REQUIRED WORK: The word "ranges" marks the lines to keep; find each one in the data and copy it.

#### DATA FOR PROCESSING

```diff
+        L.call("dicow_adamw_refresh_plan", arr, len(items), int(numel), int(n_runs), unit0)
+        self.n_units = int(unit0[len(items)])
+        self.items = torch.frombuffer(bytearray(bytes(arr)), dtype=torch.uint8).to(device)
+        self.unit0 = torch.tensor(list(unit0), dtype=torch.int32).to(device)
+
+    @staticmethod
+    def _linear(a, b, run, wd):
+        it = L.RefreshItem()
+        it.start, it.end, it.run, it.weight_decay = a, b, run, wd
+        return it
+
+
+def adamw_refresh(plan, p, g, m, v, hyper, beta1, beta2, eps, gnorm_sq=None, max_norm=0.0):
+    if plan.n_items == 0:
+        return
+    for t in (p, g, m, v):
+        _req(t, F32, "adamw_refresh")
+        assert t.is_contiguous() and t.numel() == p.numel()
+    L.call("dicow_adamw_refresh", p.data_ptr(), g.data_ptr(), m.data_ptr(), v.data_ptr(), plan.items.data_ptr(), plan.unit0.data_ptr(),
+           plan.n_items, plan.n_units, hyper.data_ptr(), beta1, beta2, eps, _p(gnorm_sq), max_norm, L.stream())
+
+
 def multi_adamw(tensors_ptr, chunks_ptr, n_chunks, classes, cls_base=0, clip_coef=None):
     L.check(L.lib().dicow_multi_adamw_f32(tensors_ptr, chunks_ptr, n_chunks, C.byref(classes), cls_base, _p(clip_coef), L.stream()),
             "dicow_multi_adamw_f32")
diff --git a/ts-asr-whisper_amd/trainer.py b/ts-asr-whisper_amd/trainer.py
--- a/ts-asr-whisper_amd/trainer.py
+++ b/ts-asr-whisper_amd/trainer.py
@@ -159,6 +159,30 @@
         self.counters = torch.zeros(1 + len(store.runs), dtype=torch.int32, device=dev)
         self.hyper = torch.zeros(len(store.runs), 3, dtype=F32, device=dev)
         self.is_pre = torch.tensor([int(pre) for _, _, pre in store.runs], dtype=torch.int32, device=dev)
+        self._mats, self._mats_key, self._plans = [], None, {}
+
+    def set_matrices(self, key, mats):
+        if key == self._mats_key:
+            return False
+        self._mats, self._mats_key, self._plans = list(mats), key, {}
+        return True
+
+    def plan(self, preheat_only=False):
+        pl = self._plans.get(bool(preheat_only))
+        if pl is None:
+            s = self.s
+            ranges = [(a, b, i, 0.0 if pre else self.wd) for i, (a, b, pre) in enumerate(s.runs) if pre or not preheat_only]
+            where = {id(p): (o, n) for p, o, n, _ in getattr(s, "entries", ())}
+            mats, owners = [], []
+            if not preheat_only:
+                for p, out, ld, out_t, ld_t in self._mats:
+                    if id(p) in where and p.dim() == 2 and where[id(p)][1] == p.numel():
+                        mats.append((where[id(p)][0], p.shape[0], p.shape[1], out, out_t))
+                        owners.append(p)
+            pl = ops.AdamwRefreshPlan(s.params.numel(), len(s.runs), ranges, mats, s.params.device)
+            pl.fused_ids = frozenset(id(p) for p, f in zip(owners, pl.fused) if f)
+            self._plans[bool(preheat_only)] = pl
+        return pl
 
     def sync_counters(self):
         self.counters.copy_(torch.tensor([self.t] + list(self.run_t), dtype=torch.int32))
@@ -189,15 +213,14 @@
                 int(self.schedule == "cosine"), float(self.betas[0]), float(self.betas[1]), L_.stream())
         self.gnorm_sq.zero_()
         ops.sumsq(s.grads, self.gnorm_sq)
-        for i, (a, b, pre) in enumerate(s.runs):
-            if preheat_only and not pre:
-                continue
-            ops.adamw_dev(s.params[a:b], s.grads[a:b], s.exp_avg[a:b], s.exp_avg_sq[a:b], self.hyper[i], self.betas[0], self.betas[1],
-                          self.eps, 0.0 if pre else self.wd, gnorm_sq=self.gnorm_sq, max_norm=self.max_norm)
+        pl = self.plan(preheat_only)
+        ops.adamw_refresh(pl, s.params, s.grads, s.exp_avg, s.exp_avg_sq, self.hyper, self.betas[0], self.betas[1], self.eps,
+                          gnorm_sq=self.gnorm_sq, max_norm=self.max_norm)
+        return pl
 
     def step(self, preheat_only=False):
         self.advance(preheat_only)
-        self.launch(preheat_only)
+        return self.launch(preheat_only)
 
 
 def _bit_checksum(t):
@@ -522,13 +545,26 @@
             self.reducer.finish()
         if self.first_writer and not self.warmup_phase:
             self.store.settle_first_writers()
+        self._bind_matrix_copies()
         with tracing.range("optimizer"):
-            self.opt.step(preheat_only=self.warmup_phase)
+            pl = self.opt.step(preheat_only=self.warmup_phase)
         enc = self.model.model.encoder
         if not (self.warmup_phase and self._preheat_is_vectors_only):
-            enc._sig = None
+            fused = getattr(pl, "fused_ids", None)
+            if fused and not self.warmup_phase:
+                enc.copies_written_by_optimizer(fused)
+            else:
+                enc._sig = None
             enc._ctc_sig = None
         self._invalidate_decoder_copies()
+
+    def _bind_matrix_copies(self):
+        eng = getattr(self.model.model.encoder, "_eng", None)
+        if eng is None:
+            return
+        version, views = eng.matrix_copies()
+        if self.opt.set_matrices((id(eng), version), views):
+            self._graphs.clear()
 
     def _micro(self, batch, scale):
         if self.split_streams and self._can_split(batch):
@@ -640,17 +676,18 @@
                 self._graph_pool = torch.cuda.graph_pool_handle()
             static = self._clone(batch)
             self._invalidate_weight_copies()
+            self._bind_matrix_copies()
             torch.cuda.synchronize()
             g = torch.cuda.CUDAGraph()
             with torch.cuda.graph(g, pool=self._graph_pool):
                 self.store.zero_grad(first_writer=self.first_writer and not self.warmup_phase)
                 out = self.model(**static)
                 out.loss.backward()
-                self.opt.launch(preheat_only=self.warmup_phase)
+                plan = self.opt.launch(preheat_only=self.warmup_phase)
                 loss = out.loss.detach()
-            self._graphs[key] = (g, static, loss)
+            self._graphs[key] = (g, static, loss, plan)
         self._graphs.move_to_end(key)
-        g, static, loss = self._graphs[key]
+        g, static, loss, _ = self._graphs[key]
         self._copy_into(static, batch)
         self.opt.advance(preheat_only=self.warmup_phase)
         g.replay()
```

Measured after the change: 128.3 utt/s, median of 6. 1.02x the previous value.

########
#### DATA FOR PROCESSING

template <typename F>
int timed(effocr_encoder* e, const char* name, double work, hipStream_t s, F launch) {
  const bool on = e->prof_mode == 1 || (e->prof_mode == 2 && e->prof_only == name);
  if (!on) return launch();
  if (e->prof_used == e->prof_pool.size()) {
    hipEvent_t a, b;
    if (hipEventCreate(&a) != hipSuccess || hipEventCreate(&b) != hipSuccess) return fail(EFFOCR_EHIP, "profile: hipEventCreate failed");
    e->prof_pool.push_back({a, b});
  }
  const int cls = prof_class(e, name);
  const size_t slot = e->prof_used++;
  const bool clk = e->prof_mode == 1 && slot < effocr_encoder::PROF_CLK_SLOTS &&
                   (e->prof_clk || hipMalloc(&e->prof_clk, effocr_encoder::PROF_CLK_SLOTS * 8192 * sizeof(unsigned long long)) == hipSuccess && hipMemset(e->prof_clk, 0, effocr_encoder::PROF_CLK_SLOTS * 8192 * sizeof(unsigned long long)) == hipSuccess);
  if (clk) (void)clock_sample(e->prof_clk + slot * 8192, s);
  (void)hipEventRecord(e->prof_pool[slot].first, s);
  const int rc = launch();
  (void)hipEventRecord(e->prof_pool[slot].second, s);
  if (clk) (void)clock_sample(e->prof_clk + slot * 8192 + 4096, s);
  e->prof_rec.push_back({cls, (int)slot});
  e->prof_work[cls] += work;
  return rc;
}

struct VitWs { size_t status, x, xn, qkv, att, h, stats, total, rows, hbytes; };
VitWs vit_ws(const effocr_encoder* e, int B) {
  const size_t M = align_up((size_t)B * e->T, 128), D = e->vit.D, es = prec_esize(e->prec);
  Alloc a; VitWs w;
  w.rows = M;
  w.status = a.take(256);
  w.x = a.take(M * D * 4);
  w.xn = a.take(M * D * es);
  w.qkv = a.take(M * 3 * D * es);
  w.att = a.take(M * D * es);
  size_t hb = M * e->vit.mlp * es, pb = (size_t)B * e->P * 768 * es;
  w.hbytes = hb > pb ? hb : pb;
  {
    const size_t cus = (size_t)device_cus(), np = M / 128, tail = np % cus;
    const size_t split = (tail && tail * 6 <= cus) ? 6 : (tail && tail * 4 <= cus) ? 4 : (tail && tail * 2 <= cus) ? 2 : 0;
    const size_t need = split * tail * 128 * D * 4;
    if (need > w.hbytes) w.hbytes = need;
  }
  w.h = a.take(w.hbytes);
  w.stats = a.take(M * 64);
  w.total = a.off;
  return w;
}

########

RESULT BELOW:
+            ranges = [(a, b, i, 0.0 if pre else self.wd) for i, (a, b, pre) in enumerate(s.runs) if pre or not preheat_only]
+            pl = ops.AdamwRefreshPlan(s.params.numel(), len(s.runs), ranges, mats, s.params.device)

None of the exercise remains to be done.